At the beginning she was ok and would eat the Wainwrights biscuits we were giving her. Then she would not eat them at all. We perserved but she was still not eating them so we mixed some meat in of the same brand. Again she was eating it at the start but now once again she is back to not eating much at all. I have tried to plonk her down in front of it again and again and she will eat a small amount. I have tried picking it up when she doesn't eat it, I have tried leaving it down all night if she doesn't eat it. We have also tried putting her bowl in her crate with her when she doesn't eat her breakfast. However, nothing works. 

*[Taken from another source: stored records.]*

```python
# ... 85 lines not shown
    L.mcs_extractor_fix_ties.argtypes = [vp, C.POINTER(C.c_int)]
    L.mcs_extractor_set_tie_capture.argtypes = [vp, C.c_int, C.c_int]
    L.mcs_extractor_patch_ties.argtypes = [vp, C.c_int, C.POINTER(C.c_int), C.POINTER(C.c_int)]
    L.mcs_extractor_tie_counts.argtypes = [vp, C.POINTER(C.c_uint64), C.POINTER(C.c_uint64), C.POINTER(C.c_double)]
    L.mcs_describe_fast_bound.argtypes = [C.POINTER(Ocam), C.c_int, C.POINTER(C.c_double)]
    L.mcs_selftest_describe_fast.argtypes = [vp, C.POINTER(Ocam), C.c_uint64, C.c_int, C.POINTER(C.c_double)]
    L.mcs_describe_fast_table.argtypes = [C.POINTER(Ocam), vp, C.POINTER(C.c_int), C.POINTER(C.c_int), C.POINTER(C.c_int), C.POINTER(C.c_int), vp]
    L.mcs_describe_fast_table_packed.argtypes = [C.POINTER(Ocam), vp, C.POINTER(C.c_int), C.POINTER(C.c_double)]
    L.mcs_extract_batch.argtypes = [vp, C.c_int, vp, C.c_size_t, C.c_int, vp, C.c_size_t, C.c_int, vp, C.c_int, vp, vp, vp, vp, vp]
    L.mcs_extract_batch_strided.argtypes = [vp, C.c_int, vp, C.c_size_t, C.c_int, vp, C.c_size_t, C.c_int, vp, vp, vp, vp, vp, vp, C.c_size_t, C.c_int]
    L.mcs_rig_pack_headers.argtypes = [vp, vp, C.c_int, C.c_int, vp, C.c_int]
    L.mcs_rig_rows_valid.argtypes = [vp, vp, C.c_int, C.c_int, C.c_int, vp, vp]
    L.mcs_extractor_tap_level.argtypes = [vp, C.c_int, C.c_int, C.c_int, vp]
    L.mcs_extractor_tap_candidates.argtypes = [vp, C.c_int, C.c_int, vp, C.c_int, i32p]
    L.mcs_extractor_tap_selected.argtypes = [vp, C.c_int, C.c_int, vp, C.c_int, i32p]
    L.mcs_match_topk.argtypes = [vp, C.POINTER(DescSet), C.POINTER(DescSet), C.c_int, C.c_int, C.c_int, C.c_int, vp, vp, vp]
    L.mcs_match_topk_batched.argtypes = [vp, C.c_int, C.POINTER(DescSet), C.c_size_t, C.POINTER(DescSet), C.c_size_t, C.c_int,
                                         C.c_int, C.c_int, C.c_int, vp, vp, vp]
    srch = [vp, C.c_int, C.POINTER(DescSet), C.c_size_t, C.POINTER(DescSet), C.c_size_t, C.c_int, C.c_double, C.c_int, C.c_int, vp, vp, vp]
    L.mcs_search_kf_kf.argtypes = srch
    L.mcs_search_kf_f.argtypes = srch
    L.mcs_search_triangulation.argtypes = [vp, C.c_int, C.POINTER(DescSet), C.c_size_t, C.POINTER(DescSet), C.c_size_t, vp, vp, vp, C.c_int,
                                           C.c_int, C.c_int, C.c_int, vp, vp, vp]
    L.mcs_search_kf_kf_ring.argtypes = [vp, C.c_int, C.c_int, C.c_int, C.POINTER(DescSet), C.c_size_t, C.c_int, C.c_double, C.c_int, C.c_int, vp, vp, vp]
    L.mcs_search_kf_f_sweep.argtypes = [vp, C.c_int, C.POINTER(DescSet), C.c_size_t, C.c_int, C.POINTER(DescSet), C.c_size_t, C.c_int, C.c_double, C.c_int,
                                        C.c_int, vp, vp, vp]
    L.mcs_search_triangulation_sweep.argtypes = [vp, C.c_int, C.POINTER(DescSet), C.c_size_t, C.POINTER(DescSet), C.c_size_t, vp, vp, vp, C.c_size_t,
                                                 C.c_int, C.c_int, C.c_int, C.c_int, vp, vp, vp]
    L.mcs_rows_valid.argtypes = [vp, vp, C.c_int, C.c_int, vp]
    L.mcs_search_by_projection.argtypes = [vp, C.POINTER(ProjectionSet), C.POINTER(FrameView), C.c_double, C.c_double, C.c_int, C.c_int, vp, vp]
# ... 54 lines not shown
```

### multicol-slam_amd/csrc/mcs_capi.hip

```cpp
#include "mcs_common.h"

#include <algorithm>
#include <cmath>
#include <cstdio>
#include <cstdlib>
#include <cstring>
#include <map>
#include <string>
#include <vector>
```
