# Alexander-H-Liu/End-to-end-ASR-Pytorch

Hardware: AMD Instinct MI355X
Metric: audio frames/sec training (LAS+CTC, LibriSpeech 80-mel) (higher is better)
Workload: dtype f32; 1 GPU; cfg3: {"B": 32, "T": 1600, "D": 80, "V": 5000, "L": 64}; global_batch=32, parallelism=dp1

## Files before the change

### end-to-end-asr-pytorch_amd/csrc/core.cpp

```cpp
#include "common.h"
#include "knobs.h"
#include <cstdlib>
#include <mutex>
#include <vector>

namespace {
struct DevInfo {
    int cu_count = 0;
    int lds_per_cu = 0;
    bool ok = false;
};
DevInfo g_dev[64];

struct ProfRec {
    hipEvent_t a, b;
    int id;
};
bool g_prof_on = false;
std::vector<ProfRec> g_pending;
double g_total_ms[PROF_NUM];
int64_t g_launches[PROF_NUM];
std::mutex g_mu;
hipEvent_t g_cur[PROF_NUM];
}

namespace {
AsrkKnobs g_knobs;
std::once_flag g_knobs_once;
int env_int(const char *name) {
    const char *e = getenv(name);
    return e ? atoi(e) : AsrkKnobs::UNSET;
}
int env_present(const char *name) { return getenv(name) ? 1 : AsrkKnobs::UNSET; }
void read_knobs() {
    AsrkKnobs &k = g_knobs;
    k.gemm_noskinny = env_present("ASRK_GEMM_NOSKINNY");
    k.skinny_sk = env_int("ASRK_SKINNY_SK");
    k.gemm_dbg = env_int("ASRK_GEMM_DBG");
    k.gemm_nofast = env_present("ASRK_GEMM_NOFAST");
    k.split_w256 = env_int("ASRK_SPLIT_W256");
    k.split_tail = env_int("ASRK_SPLIT_TAIL");
    k.split_mfma = env_int("ASRK_SPLIT_MFMA");
    k.fwd_mt = env_int("ASRK_FWD_MT");
    k.fwd_nt = env_int("ASRK_FWD_NT");
    k.rec_bf_mt4 = env_int("ASRK_REC_BF_MT4");
    k.bwd_ub = env_int("ASRK_BWD_UB");
    k.bwd_nt = env_int("ASRK_BWD_NT");
    k.fwd_poll = env_int("ASRK_FWD_POLL");
    k.fwd_presleep = env_int("ASRK_FWD_PRESLEEP");
    k.bwd_poll = env_int("ASRK_BWD_POLL");
    k.bwd_presleep = env_int("ASRK_BWD_PRESLEEP");
    k.dbg_noload = env_present("ASRK_DBG_NOLOAD");
    k.deterministic = env_int("ASRK_DETERMINISTIC");
}
}

const AsrkKnobs &asrk_knobs_() {
    std::call_once(g_knobs_once, read_knobs);
    return g_knobs;
}

extern "C" int asrk_version(void) { return 200; }

extern "C" const char *asrk_strerror(int rc) {
    switch (rc) {
        case ASRK_OK: return "ok";
        case ASRK_EINVAL: return "asrk: invalid argument";
        case ASRK_ESHAPE: return "asrk: shape not supported by the persistent gfx950 kernels";
        case ASRK_EWORKSPACE: return "asrk: workspace too small";
        case ASRK_EDEVICE: return "asrk: device lacks the CUs/LDS the persistent kernel needs";
        case ASRK_ETIMEOUT: return "asrk: in-kernel grid synchronisation timed out";
        default: break;
    }
    if (rc > 0) return hipGetErrorString((hipError_t)rc);
    return "asrk: unknown error";
}

extern "C" int asrk_init(int device) {
    if (device < 0 || device >= 64) return ASRK_EINVAL;
    (void)asrk_knobs_();
    if (!g_dev[device].ok) {
        hipDeviceProp_t prop;
        hipError_t e = hipGetDeviceProperties(&prop, device);
        if (e != hipSuccess) return (int)e > 0 ? -(1000 + (int)e) : ASRK_EDEVICE;
        g_dev[device].cu_count = prop.multiProcessorCount;
        g_dev[device].lds_per_cu = (int)prop.maxSharedMemoryPerMultiProcessor;
        g_dev[device].ok = true;
    }
    return g_dev[device].cu_count;
}

extern "C" int asrk_cu_count_(void) {
    int dev = 0;
    if (hipGetDevice(&dev) != hipSuccess) return 0;
    if (dev < 0 || dev >= 64) return 0;
// ... 78 lines not shown
```

### end-to-end-asr-pytorch_amd/csrc/gemm.hip

```cpp
#include "common.h"
#include "knobs.h"
#include <cstdlib>
#include <algorithm>
#include <type_traits>

extern "C" int asrk_cu_count_(void);
extern "C" void asrk_prof_launches_(int id, int64_t n);
extern "C" int asrk_gemm_split_run_(int transA, int transB, int M, int N, int K, float alpha, const float *A,
                                    int lda, const float *B, int ldb, float beta, float *C, int ldc,
                                    const float *bias, const float *bias2, void *ws, int flags, hipStream_t s);

namespace {

constexpr int BM = 128, BN = 128, BK = 32;
constexpr int KC_LD = 36;
constexpr int MC_LD = 136;
constexpr int TILE_FLOATS = 4608;
constexpr int GEMM_LDS_BYTES = 4 * TILE_FLOATS * 4;

struct GemmArgs {
    const float *A, *B;
    float *C;
    const float *bias, *bias2;
    int M, N, K, lda, ldb, ldc;
    float alpha, beta;
    int splitk, k_per_split, tiles_m, tiles_n;
    int dbg;
};
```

She's only 8 months old so I really worry this is effecting her growth and health. We end up wasting so much food as she especially doesn't like old food. She's always been a funny eater, eating a tiny bit at a time and never all at once but she is not eating it at all now but wants our food so must be hungry. We have never given her any of our food so it's not like she wants it instead because she is used to having it.

Should I try changing her food or will we just have the same problems? I thought about just changing the biscuits as she was eating the meat but now she's not even eating that. 

What should I do? Which other foods are good, healthy foods for dogs without breaking the bank?


----------



## Emma (Apr 29, 2011)

How does she seem otherwise? If she is otherwise healthy I would try and stuck with the food. If u are worried about growth take her to vets and have her weighed regularly, my vets were quite happy to do this free of charge. I have had this same prob with Maggie initially no prob gradually went off royal canin then onto James well beloved. Same thing. She now gets barking heads and seemed to quite like this which I am told is due to its high meat content. However at ten months she has only been consistently eating her breakfast and dinner since Xmas.

Keep the food down and remove it after half an hour and be persistent! It's been a long hard slog for me but I now have a dog who locks her bowl clean after almost every meal. If she seems otherwise healthy don't worry if she is hungry she will eat! If u chop and change too much u could end up with a really fussy eater. When I changed maggies food over and u mix the old with new she used to spur it all across the floor and pick out the new stuff and leave the old. She was a madam. I was so worried about her eating. So I totally sympathise with u. Emma x


----------



## Nadhak (Jun 4, 2011)

Treacle has always been the same and I made the mistake of buying and trying every brand from the most expensive to cheap rubbish and also NI.
She goes off everything! Likes the first time and then Little Miss Fusspot turns her nose up at it!
i cannot alternate because once she has gone off it - thats the end of it!
She even goes off fresh food - lamb / chicken if I give it to her too often!
However - she is growing and continues to gain weight so she obviously eats enough!
She does eat her food in the middle of the night so I leave dried food down for her!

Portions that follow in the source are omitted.